# Pumpkin



## caesar (Jul 8, 2014)

Hi guys! I'm new here, but have been getting into winemaking over the last couple of years. Currently have banana wine and sugarcane wine fermenting, perry and pear wine aging.

I am currently in the south of Brazil where fruit and veg are dead cheap, and pumpkins seem to be one of the cheapest things around so I thought I'd try a batch of pumpkin wine.
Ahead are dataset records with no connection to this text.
def note_library(kind, *tensors):
    if not _NOTE or not tensors or not tensors[0].is_cuda:
        return
    key = (kind, str(tensors[0].dtype).replace("torch.", ""), tuple(tuple(t.shape) for t in tensors))
    n = LIBRARY_CALLS.get(key)
    if n is None and len(LIBRARY_CALLS) < 4096:
        if os.environ.get("RFN_LOG_LIBRARY", "0") == "1":
            print(f"[refign_amd] library fallback: {kind} {key[1]} {key[2]}", flush=True)
        LIBRARY_CALLS[key] = 1
    elif n is not None:
        LIBRARY_CALLS[key] = n + 1


def library_summary():
    out = {}
    for (kind, dt, _), n in LIBRARY_CALLS.items():
        e = out.setdefault(f"{kind}/{dt}", {"calls": 0, "shapes": 0})
        e["calls"] += n
        e["shapes"] += 1
    return out


def _row_major(t):
    return t.dim() == 2 and t.stride(1) == 1 and t.stride(0) % 8 == 0 and t.stride(0) >= t.shape[1] \
        and t.data_ptr() % 16 == 0


def gemm_nt(x, w, bias=None, res=None, rowscale=None, rows_per_sample=0, act=0, out=None):
    if not (ENABLED and x.is_cuda and x.dtype in _DT16 and w.dtype == x.dtype and _row_major(x) and _row_major(w)):
        return None
    M, K = x.shape
    N = w.shape[0]
    if w.shape[1] != K or K % 64 != 0 or N % 8 != 0 or M == 0:
        return None
    if bias is not None and not (bias.dtype == x.dtype and bias.is_contiguous() and bias.numel() == N):
        return None
    if out is None:
        out = torch.empty((M, N), dtype=x.dtype, device=x.device)
    if res is not None and not (res.dtype == x.dtype and res.shape == out.shape and res.stride() == out.stride()):
        return None
    if rowscale is not None and (rows_per_sample <= 0 or rowscale.dtype != torch.float32 or not rowscale.is_contiguous()):
        return None
    lib = _lib.load_library()
    with on_device(x.device):
        rc = lib.rfn_gemm_nt(ptr(x), ptr(w), ptr(bias), ptr(res), ptr(rowscale), int(rows_per_sample), int(act),
                             ptr(out), M, N, K, x.stride(0), w.stride(0), out.stride(0), _DT16[x.dtype],
                             current_stream(x.device))
    _lib.check(rc, "gemm_nt")
    return out


def pack_conv_weight(w, dtype, scale=None):
    N, C, KH, KW = w.shape
    Cp = -(-C // 8) * 8
    K = KH * KW * Cp
    Kp = -(-K // 64) * 64
    wf = w.float() if scale is None else w.float() * scale.float().view(-1, 1, 1, 1)
    out = torch.zeros((N, Kp), dtype=dtype, device=w.device)
    t = torch.zeros((N, KH, KW, Cp), dtype=torch.float32, device=w.device)
    t[..., :C] = wf.permute(0, 2, 3, 1)
    out[:, :K] = t.reshape(N, K).to(dtype)
    return out


def conv2d_nhwc(x, wp, bias, KH, KW, stride=1, pad=0, dil=1, act=0, res=None, out=None):
    if not (ENABLED and x.is_cuda and x.dtype in _DT16 and wp.dtype == x.dtype and x.dim() == 4 and x.is_contiguous()
            and x.shape[-1] % 8 == 0 and wp.is_contiguous()):
        return None
    B, H, W, C = x.shape
    N = wp.shape[0]
    if N % 8 != 0 or wp.shape[1] < KH * KW * C or wp.shape[1] % 64 != 0:
        return None
    OH = (H + 2 * pad - dil * (KH - 1) - 1) // stride + 1
    OW = (W + 2 * pad - dil * (KW - 1) - 1) // stride + 1
    if out is None:
        out = torch.empty((B, OH, OW, N), dtype=x.dtype, device=x.device)
    if tuple(out.shape) != (B, OH, OW, N) or out.stride(3) != 1 or out.stride(2) % 8 != 0 or \
            out.stride(1) != OW * out.stride(2) or out.stride(0) != OH * out.stride(1):
        return None
    if res is not None and (res.dtype != x.dtype or res.shape != out.shape or res.stride() != out.stride()):
        return None
    if bias is not None and not (bias.dtype == x.dtype and bias.is_contiguous() and bias.numel() == N):
        return None
    lib = _lib.load_library()
    with on_device(x.device):
        rc = lib.rfn_conv2d_nhwc(ptr(x), ptr(wp), ptr(bias), ptr(res), int(act), ptr(out), B, H, W, C, N, KH, KW, stride,
                                 pad, dil, wp.stride(0), out.stride(2), _DT16[x.dtype], current_stream(x.device))
    _lib.check(rc, "conv2d_nhwc")
    return out


def conv2d_nhwc_dgrad(gy, wt, H, W, C, KH, KW, stride=1, pad=0, dil=1):
    if not (ENABLED and gy.is_cuda and gy.dtype in _DT16 and wt.dtype == gy.dtype and gy.dim() == 4 and gy.is_contiguous()
            and wt.is_contiguous() and stride & (stride - 1) == 0):
        return None
    B, OH, OW, N = gy.shape
    if N % 8 or C % 8 or wt.shape[0] != C or wt.shape[1] < KH * KW * N or wt.shape[1] % 64:
        return None
    if (OH, OW) != ((H + 2 * pad - dil * (KH - 1) - 1) // stride + 1, (W + 2 * pad - dil * (KW - 1) - 1) // stride + 1):
        return None
    dx = torch.empty((B, H, W, C), dtype=gy.dtype, device=gy.device)
    with on_device(gy.device):
        rc = _lib.load_library().rfn_conv2d_nhwc_dgrad(ptr(gy), ptr(wt), ptr(dx), B, H, W, C, N, KH, KW, stride, pad, dil,
                                                       wt.stride(0), C, _DT16[gy.dtype], current_stream(gy.device))
    _lib.check(rc, "conv2d_nhwc_dgrad")
    return dx


def conv2d_nhwc_wgrad(gy, x, KH, KW, Kpad, stride=1, pad=0, dil=1, bias_out=None):
    if not (ENABLED and gy.is_cuda and gy.dtype in _DT16 and x.dtype == gy.dtype and gy.dim() == 4 and x.dim() == 4
            and gy.is_contiguous() and x.is_contiguous()):
        return None
    B, OH, OW, N = gy.shape
    _, H, W, C = x.shape
    if N % 64 or C % 2 or Kpad % 64 or Kpad < KH * KW * C or Kpad >= 65536 or x.shape[0] != B:
        return None
    if (OH, OW) != ((H + 2 * pad - dil * (KH - 1) - 1) // stride + 1, (W + 2 * pad - dil * (KW - 1) - 1) // stride + 1):
        return None
    T = B * OH * OW
    tile = 128 if (N % 128 == 0 and Kpad % 128 == 0) else 64
    rows = slab_rows(T, (N // tile) * (Kpad // tile))
    S = -(-T // rows)
    part = torch.empty((S, N, Kpad), dtype=torch.float32, device=gy.device)
    with on_device(gy.device):
        rc = _lib.load_library().rfn_conv2d_nhwc_wgrad(ptr(gy), ptr(x), ptr(part), ptr(bias_out), B, H, W, C, N, KH, KW, stride,
                                                       pad, dil, N, Kpad, rows, 0, _DT16[gy.dtype], current_stream(gy.device))
    _lib.check(rc, "conv2d_nhwc_wgrad")
    return part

I've been looking at recipes all over the internet and at all the past pumpkin threads on WMT, but still have a few question's going round in my head.

Firstly, do I need to peel the pumpkins? Seems like everyone does, but it also seems like a lot of work... Does the skin contain compounds I wouldn't want in my wine? Would it impart too much bitterness perhaps?

Secondly, what about cooking the pumpkin? I had been expecting to do this, but most of the recipes I've seen don't do it. Cooked pumpkins are clearly sweeter to the taste so I assumed that this would give more sugars to the wine, and also extract more flavor perhaps. But maybe it makes no difference? Or is there a reason not to do it?

Finally, I am unsure about quantity of pumpkin flesh. I want to make 25 litres. Jack Keller and some other recipes want around 11kg flesh for this, which already seemed like a lot, but someone on one of the other threads on here said that would make a flavorless wine and recommended tripling it... Which by my calculation would make the pumpkin flesh at least 100% of the volume of the wine!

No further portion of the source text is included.